# swimbaits



## westbranchbob (Jan 1, 2011)

I'm a big fan of swimbaits,not that I've caught a walleye on one yet but I've got crappie,bass,wipers,and a northern on one.So I know they hit them but whats up I fished them heavy last year and no dice.Seem to keep going back to slip bobbers and blade baits in the spring.I mostly throw storm wileye shiners and shad of all sizes depending on water depth.What am I doing wrong,has anyone else even tried this on inland waters in ohio and been sucessful?


----------



## Intimidator (Nov 25, 2008)

I had a very nice Walleye year with swimbaits...in deep and shallow water. Take a look at the Keitech Swing Impact Fat (i use the 3.8) at www.landbigfish.com. I use the Perch color and also a Lime/Chartreuse that I get off eBay.

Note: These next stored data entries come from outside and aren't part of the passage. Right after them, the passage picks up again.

template <int SM, bool L>
__device__ __forceinline__ void walk_lds(const BatchArgs& a, bool act, uint32_t k, uint64_t s, uint64_t e,
                                         const Rule& R, const Occ& occ, SlotSnap* snap, uint32_t* wrecs, int lane,
                                         int64_t T0, int rows) {
    Bucket* ring = a.ring + (size_t)k * a.stride;
    BucketHot* hot = a.hot + (size_t)k * a.stride;
    const int S = R.S;
    const int64_t wl = R.wl;
    PeriodCursor<L> pc;
    pc.init(a, act ? R.wl_idx : 0);
    const int64_t P0 = g_p0[act ? R.wl_idx : 0];
    PeriodState ps;
    ps.occ_pass = occ.pass;
    ps.occ_req = occ.pass_req;
#pragma unroll
    for (int ev = 0; ev < SG_NUM_EVENTS; ++ev) ps.cur[ev] = 0;
    ps.wo_pass = ps.wo_wait = ps.head_other = 0;
    int I = -1;
    int64_t ws = 0;
    uint64_t wb = s;
    uint64_t p = s;
    bool live = act && p < e;
    bool park = false;
    uint32_t win = (uint32_t)rows;
    uint32_t qn = 0;
    Decoded dn;
    auto peek = [&]() {
        if (p >= e) {
            live = false;
            return;
        }
        if (p - wb >= (uint64_t)win) {
            park = true;
            return;
        }
        dn = decode_c(a, wrecs[(uint32_t)(p - wb) * 64 + lane]);
        qn = pc.of(dn.idx);
    };
    if (live) peek();
    for (;;) {
        if (!__ballot(live && !park)) {
            if (!__ballot(live)) break;
            if (park) {
                stage_records<kRecW>(a, wrecs, p);
                wb = p;
                win = kRecW;
            }
            wait_vm0();
            __builtin_amdgcn_wave_barrier();
            if (park) {
                park = false;
                peek();
            }
            continue;
        }
        if (live && !park && qn != pc.q) {
            if (I >= 0) {
                store_bucket(ring + I, hot + I, ws, ps.cur);
                snap[I].st = (int32_t)(ws - T0);
                snap[I].pass = (int32_t)ps.cur[SG_EV_PASS];
                snap[I].wait = (int32_t)ps.cur[SG_EV_WAITING];
            }
            const uint32_t qprev = pc.q;
            pc.seek(qn);
            const int64_t P = P0 + (int64_t)qn;
            I = I < 0 ? period_slot(R.wl_idx, qn, S) : (int)((uint32_t)(I + (int)(qn - qprev)) % (uint32_t)S);
            ws = P * wl;
            const int64_t lo_rel = ws - (int64_t)S * wl - T0;
            const int32_t lo32 = rel32(lo_rel);
            const int h = I + 1 == S ? 0 : I + 1;
            int32_t sx[SM], px[SM], wx[SM];
#pragma unroll
            for (int x = 0; x < SM; ++x) {
                sx[x] = snap[x].st;
                px[x] = snap[x].pass;
                wx[x] = snap[x].wait;
            }
            uint32_t wp = 0, ww = 0, ho = 0;
#pragma unroll
            for (int x = 0; x < SM; ++x) {
                const bool v = (x < S) & (x != I) & (sx[x] > lo32);
                const uint32_t m = v ? 0xFFFFFFFFu : 0u;
                wp += (uint32_t)px[x] & m;
                ww += (uint32_t)wx[x] & m;
                ho = (x == h) ? ((uint32_t)px[x] & m) : ho;
            }
            ps.wo_pass = (int64_t)wp;
            ps.wo_wait = (int64_t)ww;
            ps.head_other = (int64_t)ho;
            const int32_t stI_rel = snap[I].st;
            const int64_t stI = stI_rel == INT32_MIN ? INT64_MIN : T0 + (int64_t)stI_rel;
            int64_t cI[SG_NUM_EVENTS];
            if (stI == ws) {
#pragma unroll
                for (int ev = 0; ev < SG_NUM_EVENTS; ++ev) cI[ev] = ring[I].c[ev];
            }
            open_bucket(ps, stI, cI, ws);
        }
        while (live && !park && qn == pc.q) {
            const double latest = qps_of(ps.wo_pass + ps.cur[SG_EV_PASS], R.isec);
            const double next_remaining = R.thr - latest - (double)dn.acq;
            if (next_remaining >= 0) {
                ps.cur[SG_EV_PASS] += dn.acq;
                ps.cur[SG_EV_PASS_REQUEST] += 1;
                if (dn.prio) ps.cur[SG_EV_OCCUPIED_PASS] += dn.acq;
                store_result(a.out, dn.idx, SG_STATUS_OK, java_d2i(next_remaining), 0);
            } else {
                int32_t wait;
                const int32_t stt = decide_fail(R, a.max_occ_ratio, ps, dn.acq, dn.prio, &wait);
                if (stt != SG_STATUS_BLOCKED) store_result(a.out, dn.idx, stt, 0, wait);
            }
            ++p;
            peek();
        }
    }
    if (act) {
        if (I >= 0) store_bucket(ring + I, hot + I, ws, ps.cur);
        if (ps.occ_pass != occ.pass || ps.occ_req != occ.pass_req) {
            Occ o;
            o.pass = ps.occ_pass;
            o.pass_req = ps.occ_req;
            a.occ[k] = o;
        }
    }
}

Swim them SLOW and irratic!


----------



## firstflight111 (May 22, 2008)

swimbaits are great for eyes... try going with the hard baits ....i realy like the spro and the jackall ..for the soft ones ...bass majic or berkley


----------



## craig (Feb 9, 2008)

The swim baits are exelent for eyes, there are some guys on the central oh forum, like Fishslim who is a eye expert and thats one of his favorite baits, they work well, keep trying them


----------